**EXERCISE BRIEF:**
Would you print the records below without changing anything?

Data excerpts
+                        DINO4_GP_PHASE(4)
+                        typedef unsigned u32x2_ __attribute__((ext_vector_type(2)));
+                        u32x2_ ov[BN_][2][4];
+#pragma unroll
+                        for (int b = 0; b < BN_; ++b)
+#pragma unroll
+                            for (int j = 0; j < 2; ++j)
+#pragma unroll
+                                for (int i = 0; i < 4; ++i) {
+                                    ov[b][j][i] = __builtin_bit_cast(u32x2_, epi_block(ra[b][j][i], ra[1][j][i], bs[b][j], bs[1][j], zero4, zero4, 0.f, 0.f, qs));
+                                    asm volatile("" : "+v"(ov[b][j][i]));
+                                }
+                        DINO4_GP_PHASE(5)
+#pragma unroll
+                        for (int b = 0; b < BN_; ++b)
+#pragma unroll
+                            for (int j = 0; j < 2; ++j)
+#pragma unroll
+                                for (int i = 0; i < 4; ++i) {
+                                    if (q * 4 + i >= NI) continue;
+                                    const int row = i * 16 + er;
+                                    const int slot = (4 * b + 2 * j + (eq >> 1)) ^ (row & 7);
+                                    *(u32x2_*)(ep + row * 128 + slot * 16 + (eq & 1) * 8) = ov[b][j][i];
+                                }
+                        __builtin_amdgcn_wave_barrier();
+                        lines_read(R64{}, ep, rv);
+                        asm volatile("s_waitcnt lgkmcnt(0)" ::: "memory");
+#pragma unroll
+                        for (int it = 0; it < 8; ++it) asm volatile("" : "+v"(rv[it]));
+                        DINO4_GP_PHASE(6)
+                        lines_store(R64{}, q * 64, nw0, rv);
+                        __builtin_amdgcn_wave_barrier();
+                        continue;
+                    }
 #pragma unroll
                     for (int b = 0; b < BN_; ++b)
 #pragma unroll
                         for (int j = 0; j < 2; ++j) {
-                            float4 bbv, b2v, sbv = make_float4(0.f, 0.f, 0.f, 0.f), s2v = make_float4(0.f, 0.f, 0.f, 0.f);
-                            if constexpr (LNC) {
-                                sbv = lsv[b][j];
-                                bbv = lcv[b][j];
-                                b2v = lcv[1][j];
-                                s2v = lsv[1][j];
-                            } else {
-                                bbv = bs[b][j];
-                                b2v = bs[1][j];
-                            }
-                            const float bb[4] = {bbv.x, bbv.y, bbv.z, bbv.w};
-                            const float b2[4] = {b2v.x, b2v.y, b2v.z, b2v.w};
-                            const float sb[4] = {sbv.x, sbv.y, sbv.z, sbv.w};
-                            const float s2[4] = {s2v.x, s2v.y, s2v.z, s2v.w};
 #pragma unroll
                             for (int i = 0; i < 4; ++i) {
                                 if (q * 4 + i >= NI) continue;
-                                const int ir = i;
                                 vec4 o;
-                                if constexpr (EB == EPI_GELU) {
-#pragma unroll
-                                    for (int e2 = 0; e2 < 2; ++e2) {
-                                        const f32x2 a2 = {DINO4_ACC(q, b, i, j)[2 * e2], DINO4_ACC(q, b, i, j)[2 * e2 + 1]};
-                                        f32x2 v;
-                                        if constexpr (LNC) v = epi_ln(lnr[LNC ? ir : 0], lnn[LNC ? ir : 0], a2, f32x2{sb[2 * e2], sb[2 * e2 + 1]}, f32x2{bb[2 * e2], bb[2 * e2 + 1]});
-                                        else v = epi_bias(a2, f32x2{bb[2 * e2], bb[2 * e2 + 1]});
-                                        const f32x2 g = epi_gelu(v);
-                                        o[2 * e2] = E::from_f32(g[0]);
-                                        o[2 * e2 + 1] = E::from_f32(g[1]);
-                                    }
-                                } else {
-#pragma unroll
-                                    for (int e = 0; e < 4; ++e) {
-                                        float v;
-                                        if constexpr (LNC) v = epi_ln(lnr[LNC ? ir : 0], lnn[LNC ? ir : 0], DINO4_ACC(q, b, i, j)[e], sb[e], bb[e]);
-                                        else v = epi_bias(DINO4_ACC(q, b, i, j)[e], bb[e]);
-                                        if constexpr (EB == EPI_QKV) {
-                                            o[e] = epi_qkv<E>(v, qs);
-                                        } else {
-                                            float h2;
-                                            if constexpr (LNC) h2 = epi_ln_raw(lnr[LNC ? ir : 0], lnn[LNC ? ir : 0], DINO4_ACC(q, 1, i, j)[e], s2[e], b2[e]);
-                                            else h2 = epi_bias_raw(DINO4_ACC(q, 1, i, j)[e], b2[e]);
-                                            o[e] = E::from_f32(epi_swiglu(v, h2));
-                                        }
-                                    }
-                                }
+                                if constexpr (LNC) o = epi_block(DINO4_ACC(q, b, i, j), DINO4_ACC(q, 1, i, j), lcv[b][j], lcv[1][j], lsv[b][j], lsv[1][j], lnr[LNC ? i : 0], lnn[LNC ? i : 0], qs);
+                                else o = epi_block(DINO4_ACC(q, b, i, j), DINO4_ACC(q, 1, i, j), bs[b][j], bs[1][j], zero4, zero4, 0.f, 0.f, qs);
                                 const int row = i * 16 + er;
                                 const int slot = (4 * b + 2 * j + (eq >> 1)) ^ (row & 7);
                                 *(vec4*)(ep + row * 128 + slot * 16 + (eq & 1) * 8) = o;
@@ -442,6 +533,63 @@
                     if (ln_gs > 12) ln_row_add<1>(lraw, lacc);
                     ln_row_finish(lacc, ln_inv_h, p.ln_eps, st_r[cg < LNH ? cg : 0], st_n[cg < LNH ? cg : 0]);
                 }
+            }
+        }
+        if constexpr (G4_PHASED && EPI2 && !LNC) {
+            DINO4_GP_PHASE(7)
+        }
+        if constexpr (PIPE2) {
+            constexpr int BN_ = EB == EPI_SWIGLU ? 1 : 2;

**RESPONSE TO THIS TASK:**
+                        DINO4_GP_PHASE(4)
+                        typedef unsigned u32x2_ __attribute__((ext_vector_type(2)));
+                        u32x2_ ov[BN_][2][4];
+#pragma unroll
+                        for (int b = 0; b < BN_; ++b)
+#pragma unroll
+                            for (int j = 0; j < 2; ++j)
+#pragma unroll
+                                for (int i = 0; i < 4; ++i) {
+                                    ov[b][j][i] = __builtin_bit_cast(u32x2_, epi_block(ra[b][j][i], ra[1][j][i], bs[b][j], bs[1][j], zero4, zero4, 0.f, 0.f, qs));
+                                    asm volatile("" : "+v"(ov[b][j][i]));
+                                }
+                        DINO4_GP_PHASE(5)
+#pragma unroll
+                        for (int b = 0; b < BN_; ++b)
+#pragma unroll
+                            for (int j = 0; j < 2; ++j)
+#pragma unroll
+                                for (int i = 0; i < 4; ++i) {
+                                    if (q * 4 + i >= NI) continue;
+                                    const int row = i * 16 + er;
+                                    const int slot = (4 * b + 2 * j + (eq >> 1)) ^ (row & 7);
+                                    *(u32x2_*)(ep + row * 128 + slot * 16 + (eq & 1) * 8) = ov[b][j][i];
+                                }
+                        __builtin_amdgcn_wave_barrier();
+                        lines_read(R64{}, ep, rv);
+                        asm volatile("s_waitcnt lgkmcnt(0)" ::: "memory");
+#pragma unroll
+                        for (int it = 0; it < 8; ++it) asm volatile("" : "+v"(rv[it]));
+                        DINO4_GP_PHASE(6)
+                        lines_store(R64{}, q * 64, nw0, rv);
+                        __builtin_amdgcn_wave_barrier();
+                        continue;
+                    }
 #pragma unroll
                     for (int b = 0; b < BN_; ++b)
 #pragma unroll
                         for (int j = 0; j < 2; ++j) {
-                            float4 bbv, b2v, sbv = make_float4(0.f, 0.f, 0.f, 0.f), s2v = make_float4(0.f, 0.f, 0.f, 0.f);
-                            if constexpr (LNC) {
-                                sbv = lsv[b][j];
-                                bbv = lcv[b][j];
-                                b2v = lcv[1][j];
-                                s2v = lsv[1][j];
-                            } else {
-                                bbv = bs[b][j];
-                                b2v = bs[1][j];
-                            }
-                            const float bb[4] = {bbv.x, bbv.y, bbv.z, bbv.w};
-                            const float b2[4] = {b2v.x, b2v.y, b2v.z, b2v.w};
-                            const float sb[4] = {sbv.x, sbv.y, sbv.z, sbv.w};
-                            const float s2[4] = {s2v.x, s2v.y, s2v.z, s2v.w};
 #pragma unroll
                             for (int i = 0; i < 4; ++i) {
                                 if (q * 4 + i >= NI) continue;
-                                const int ir = i;
                                 vec4 o;
-                                if constexpr (EB == EPI_GELU) {
-#pragma unroll
-                                    for (int e2 = 0; e2 < 2; ++e2) {
-                                        const f32x2 a2 = {DINO4_ACC(q, b, i, j)[2 * e2], DINO4_ACC(q, b, i, j)[2 * e2 + 1]};
-                                        f32x2 v;
-                                        if constexpr (LNC) v = epi_ln(lnr[LNC ? ir : 0], lnn[LNC ? ir : 0], a2, f32x2{sb[2 * e2], sb[2 * e2 + 1]}, f32x2{bb[2 * e2], bb[2 * e2 + 1]});
-                                        else v = epi_bias(a2, f32x2{bb[2 * e2], bb[2 * e2 + 1]});
-                                        const f32x2 g = epi_gelu(v);
-                                        o[2 * e2] = E::from_f32(g[0]);
-                                        o[2 * e2 + 1] = E::from_f32(g[1]);
-                                    }
-                                } else {
-#pragma unroll
-                                    for (int e = 0; e < 4; ++e) {
-                                        float v;
-                                        if constexpr (LNC) v = epi_ln(lnr[LNC ? ir : 0], lnn[LNC ? ir : 0], DINO4_ACC(q, b, i, j)[e], sb[e], bb[e]);
-                                        else v = epi_bias(DINO4_ACC(q, b, i, j)[e], bb[e]);
-                                        if constexpr (EB == EPI_QKV) {
-                                            o[e] = epi_qkv<E>(v, qs);
-                                        } else {
-                                            float h2;
-                                            if constexpr (LNC) h2 = epi_ln_raw(lnr[LNC ? ir : 0], lnn[LNC ? ir : 0], DINO4_ACC(q, 1, i, j)[e], s2[e], b2[e]);
-                                            else h2 = epi_bias_raw(DINO4_ACC(q, 1, i, j)[e], b2[e]);
-                                            o[e] = E::from_f32(epi_swiglu(v, h2));
-                                        }
-                                    }
-                                }
+                                if constexpr (LNC) o = epi_block(DINO4_ACC(q, b, i, j), DINO4_ACC(q, 1, i, j), lcv[b][j], lcv[1][j], lsv[b][j], lsv[1][j], lnr[LNC ? i : 0], lnn[LNC ? i : 0], qs);
+                                else o = epi_block(DINO4_ACC(q, b, i, j), DINO4_ACC(q, 1, i, j), bs[b][j], bs[1][j], zero4, zero4, 0.f, 0.f, qs);
                                 const int row = i * 16 + er;
                                 const int slot = (4 * b + 2 * j + (eq >> 1)) ^ (row & 7);
                                 *(vec4*)(ep + row * 128 + slot * 16 + (eq & 1) * 8) = o;
@@ -442,6 +533,63 @@
                     if (ln_gs > 12) ln_row_add<1>(lraw, lacc);
                     ln_row_finish(lacc, ln_inv_h, p.ln_eps, st_r[cg < LNH ? cg : 0], st_n[cg < LNH ? cg : 0]);
                 }
+            }
+        }
+        if constexpr (G4_PHASED && EPI2 && !LNC) {
+            DINO4_GP_PHASE(7)
+        }
+        if constexpr (PIPE2) {
+            constexpr int BN_ = EB == EPI_SWIGLU ? 1 : 2;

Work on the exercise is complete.